<http://www.iht.com/bin/print_ipub.php?file=/articles/2005/01/04/news/edyoung.html>

 



Give Assad more reasons to leave Lebanon

Michael Young International Herald Tribune
 Wednesday, January 5, 2005


BEIRUT  In recent weeks a bevy of U.S. officials, including President
George W. Bush, has threatened Syria with sanctions unless it stops
meddling in Iraqi affairs. However, it is in Lebanon that the regime of
President Bashar Assad feels more profoundly threatened, because the
masonry of Syrian power there is collapsing.

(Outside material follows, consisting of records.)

template <int LPR, int VPL, int P, int MINB>
__global__ void __launch_bounds__(WIN_THREADS, MINB) fps_mf_window_kernel(const __grid_constant__ WinArgs a) {
  static_assert(VPL >= 1 && VPL <= LPR && LPR % VPL == 0, "VPL must divide LPR");
  constexpr int G = LPR / VPL;
  __shared__ float sh[2 * WIN_MAX];
  cg::grid_group grid = cg::this_grid();
  const int lane = threadIdx.x & (G - 1);
  const int gtid = blockIdx.x * blockDim.x + threadIdx.x;
  const int gthreads = gridDim.x * blockDim.x;
  const int group = gtid / G;
  const int n_groups = gthreads / G;
  const int stride = a.stride;
  const int nvec = stride >> 2;
  constexpr int NS = G < WIN_MAX ? WIN_MAX / G : 1;
  constexpr int NE = NS;
  float sq[NS], cnt[NS];
#pragma unroll
  for (int i = 0; i < NS; ++i) sq[i] = cnt[i] = 0.f;
  bool bad = false;
  const bool timer = a.phase_ns != nullptr && blockIdx.x == 0 && threadIdx.x == 0;

  if (blockIdx.x == 0) {
    if (threadIdx.x < 2 * WIN_MAX) a.ctl[threadIdx.x] = 0u;
    if (threadIdx.x < 2 * a.n_slots) a.slot_stats[threadIdx.x] = 0.f;
  }
  if (timer) a.phase_ns[3] = win_clock();
  int start = 0, attempt = 0;
  while (start < a.n_slots) {
    for (long long w = gtid; w < a.bm_words; w += gthreads) a.user_bits[w] = 0u;
    grid.sync();
    int end = start;
    bool clashed = false;
    while (end < a.n_slots) {
      const int j = end;
      unsigned long long* t = a.slots + (long long)(j - start) * a.rows;
      bool clash = false;
      for (long long i = gtid; i < a.n[j]; i += gthreads) {
        int user, item;
        float rating;
        if (!win_record(a, j, i, user, item, rating)) continue;
        const unsigned long long e = ((unsigned long long)__float_as_uint(rating) << 32) | (unsigned int)user;
        clash |= atomicExch(t + item, e) != WIN_EMPTY;
        const unsigned int bit = 1u << (user & 31);
        clash |= (atomicOr(a.user_bits + (user >> 5), bit) & bit) != 0u;
      }
      if (clash) *reinterpret_cast<volatile unsigned int*>(a.ctl + attempt) = 1u;
      grid.sync();
      clashed = *reinterpret_cast<volatile unsigned int*>(a.ctl + attempt) != 0u;
      ++attempt;
      if (clashed) break;
      ++end;
    }
    if (timer) win_phase(a, 0);
    const int nrow = end - start;
    const int written = nrow + (clashed ? 1 : 0);
    if (nrow > 0) {
      unsigned long long nxt[NE];
#pragma unroll
      for (int m = 0; m < NE; ++m) {
        const int r = lane + m * G;
        nxt[m] = (group < a.rows && r < written) ? a.slots[(long long)r * a.rows + group] : WIN_EMPTY;
      }
      for (long long base = 0; base < a.rows; base += n_groups) {
        const long long item = base + group;
        const bool in = item < a.rows;
        float* vp = a.item_table + (in ? item : 0) * (long long)stride;
        float4 v[VPL];
#pragma unroll
        for (int k = 0; k < VPL; ++k) v[k] = make_float4(0.f, 0.f, 0.f, 0.f);
        bool any = false;
        bool loaded = false;
        unsigned long long mine[NE];
#pragma unroll
        for (int m = 0; m < NE; ++m) {
          const int r = lane + m * G;
          mine[m] = nxt[m];
          const long long it2 = item + n_groups;
          nxt[m] = (it2 < a.rows && r < written) ? a.slots[(long long)r * a.rows + it2] : WIN_EMPTY;
          if (mine[m] != WIN_EMPTY) a.slots[(long long)r * a.rows + item] = WIN_EMPTY;
        }
        const int src0 = (threadIdx.x & 31) & ~(G - 1);
#pragma unroll
        for (int c0 = 0; c0 < WIN_MAX; c0 += P) {
          if (c0 < nrow) {
            unsigned long long ent[P];
#pragma unroll
            for (int q = 0; q < P; ++q) {
              const int r = c0 + q;
              ent[q] = __shfl_sync(0xffffffffu, mine[(r / G) % NE], src0 + r % G);
              if (r >= nrow) ent[q] = WIN_EMPTY;
            }
            {
              bool chunk_any = false;
#pragma unroll
              for (int q = 0; q < P; ++q) chunk_any |= ent[q] != WIN_EMPTY;
              if (chunk_any && !loaded) win_load<G, VPL>(v, vp, lane, nvec, true);
              loaded |= chunk_any;
              any |= chunk_any;
              float4 u[P][VPL];
#pragma unroll
              for (int q = 0; q < P; ++q)
                win_load<G, VPL>(u[q], a.user_table + (long long)(unsigned int)ent[q] * stride, lane, nvec,
                                 ent[q] != WIN_EMPTY);
#pragma unroll
              for (int q = 0; q < P; ++q) {
                const int r = c0 + q;
                if (r < nrow) {
                  const float d = win_dot<G, VPL>(u[q], v);
                  const bool ok = ent[q] != WIN_EMPTY;
                  const float rating = __uint_as_float((unsigned int)(ent[q] >> 32));
                  const float resid = rating - d;
                  const float g = fps_mf_grad(a.err_mode, a.lr, rating, d, resid);
                  if (ok) {
                    if (!(fabsf(g) <= 3.0e38f)) bad = true;
                    if (lane == r % G) {
                      sq[r / G] += resid * resid;
                      cnt[r / G] += 1.f;
                    }
                    float4 nu[VPL];
#pragma unroll
                    for (int k = 0; k < VPL; ++k) {
                      nu[k] = win_add4(u[q][k], g, v[k]);
                      v[k] = win_add4(v[k], g, u[q][k]);
                    }
                    win_store<G, VPL>(a.user_table + (long long)(unsigned int)ent[q] * stride, nu, lane, nvec);
                  }
                }
              }
            }
          }
        }
        if (any) win_store<G, VPL>(vp, v, lane, nvec);
      }
      win_flush_stats<G, NS>(a, sq, cnt, nrow, start, sh);
    } else {
      const int j = start;
      unsigned long long* t = a.slots;
      for (long long base = 0; base < a.n[j]; base += n_groups) {
        const long long i = base + group;
        int user = 0, item = 0;
        float rating = 0.f;
        const bool ok = i < a.n[j] && win_record(a, j, i, user, item, rating);
        float* up = a.user_table + (long long)user * stride;
        float* vp = a.item_table + (long long)item * stride;
        float4 u[VPL], v[VPL];
#pragma unroll
        for (int k = 0; k < VPL; ++k) {
          const int c = lane + k * G;
          u[k] = v[k] = make_float4(0.f, 0.f, 0.f, 0.f);
          if (ok && c < nvec) {
            v[k] = fps_ld_row4(vp + 4 * c);
            u[k] = *reinterpret_cast<const float4*>(up + 4 * c);
          }
        }
        const float d = win_dot<G, VPL>(u, v);
        const float resid = rating - d;
        const float g = fps_mf_grad(a.err_mode, a.lr, rating, d, resid);
        if (ok) {
          if (!(fabsf(g) <= 3.0e38f)) bad = true;
          if (lane == 0) {
            sq[0] += resid * resid;
            cnt[0] += 1.f;
            t[item] = WIN_EMPTY;
          }
#pragma unroll
          for (int k = 0; k < VPL; ++k) {
            const int c = lane + k * G;
            if (c < nvec) {
              fps_red_add4(up + 4 * c, make_float4(g * v[k].x, g * v[k].y, g * v[k].z, g * v[k].w));
              fps_red_add4(vp + 4 * c, make_float4(g * u[k].x, g * u[k].y, g * u[k].z, g * u[k].w));
            }
          }
        }
      }
      win_flush_stats<G, NS>(a, sq, cnt, 1, start, sh);
      end = start + 1;
    }
    grid.sync();
    if (timer) win_phase(a, 1);
    start = end;
  }
  if (bad && a.nan_flag != nullptr) *a.nan_flag = 1;
  if (blockIdx.x == 0 && threadIdx.x == 0 && a.stats != nullptr) {
    float s = 0.f, c = 0.f;
    for (int j = 0; j < a.n_slots; ++j) {
      s += a.slot_stats[2 * j];
      c += a.slot_stats[2 * j + 1];
    }
    a.stats[0] += s;
    a.stats[1] += c;
  }
}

 An opposition front formed recently in Beirut with the aim of ending
Syrian dominion over Lebanese affairs counts among its main figures the
Druze leader Walid Jumblatt, a onetime Syrian ally. And former Prime
Minister Rafik Hariri, a Sunni Muslim to whom Syria also owes much, is an
implicit sympathizer, even if he refuses to endorse the project.

 Jumblatt and Hariri turned their backs on Damascus in September after the
Syrian regime imposed an extension of Emile Lahoud's mandate as president
of Lebanon, despite resistance to the idea inside Lebanon and warnings from
the United States and France that international action would ensue. When
Syria persisted, Washington and Paris sponsored UN Security Council
Resolution 1559, calling on Syria to withdraw its forces from Lebanon and
cease interfering in the country's affairs.

 These demands effectively internationalized the Lebanese-Syrian
relationship. A subsequent Security Council presidential statement mandated
that twice a year the UN secretary general would report on implementation
of Resolution 1559. The first report is scheduled for April.

 The Syrians have reacted by dissembling. They won't readily surrender a
country that, because it is a front line in the conflict with Israel,
bestows regional relevance on Syria and is a buffer to its southeast.
Lebanon also provides the Syrian elite with myriad financial benefits,
offers Syria a wedge into Palestinian affairs and gives work to hundreds of
thousands of Syrian laborers who send remittances home.

 To derail international demands for a full withdrawal from Lebanon, Syria
may carry out a partial redeployment inside Lebanon in the coming weeks. It
may even pull the bulk of its forces out of Lebanon, leaving behind a few
thousand Special Forces and intelligence units.

 Other sources have predicted that Syria will also close its intelligence
headquarters in Anjar, a town in the Bekaa Valley. It is mainly Syrian
intelligence that has run Lebanon for over two decades, so closing Anjar
would be highly symbolic, though its practical import might be limited
since Syria's network of agents would remain intact.

 By making such gestures, Syria would hope to forestall a harsh UN report
in April and buy breathing space. This is a parliamentary election year in
Lebanon, and Damascus is calculating how it might shape the electoral
outcome to its advantage. It could force an early election to greet the UN
report with a fully pro-Syrian Parliament, or it could wait for the report
before deciding how much slack to cut the increasingly mobilized
opposition. Either way, it is vital that the UN report cut through the
chaff of Syrian intentions and identify a partial redeployment not as an
effort to carry out Resolution 1559, but to evade it.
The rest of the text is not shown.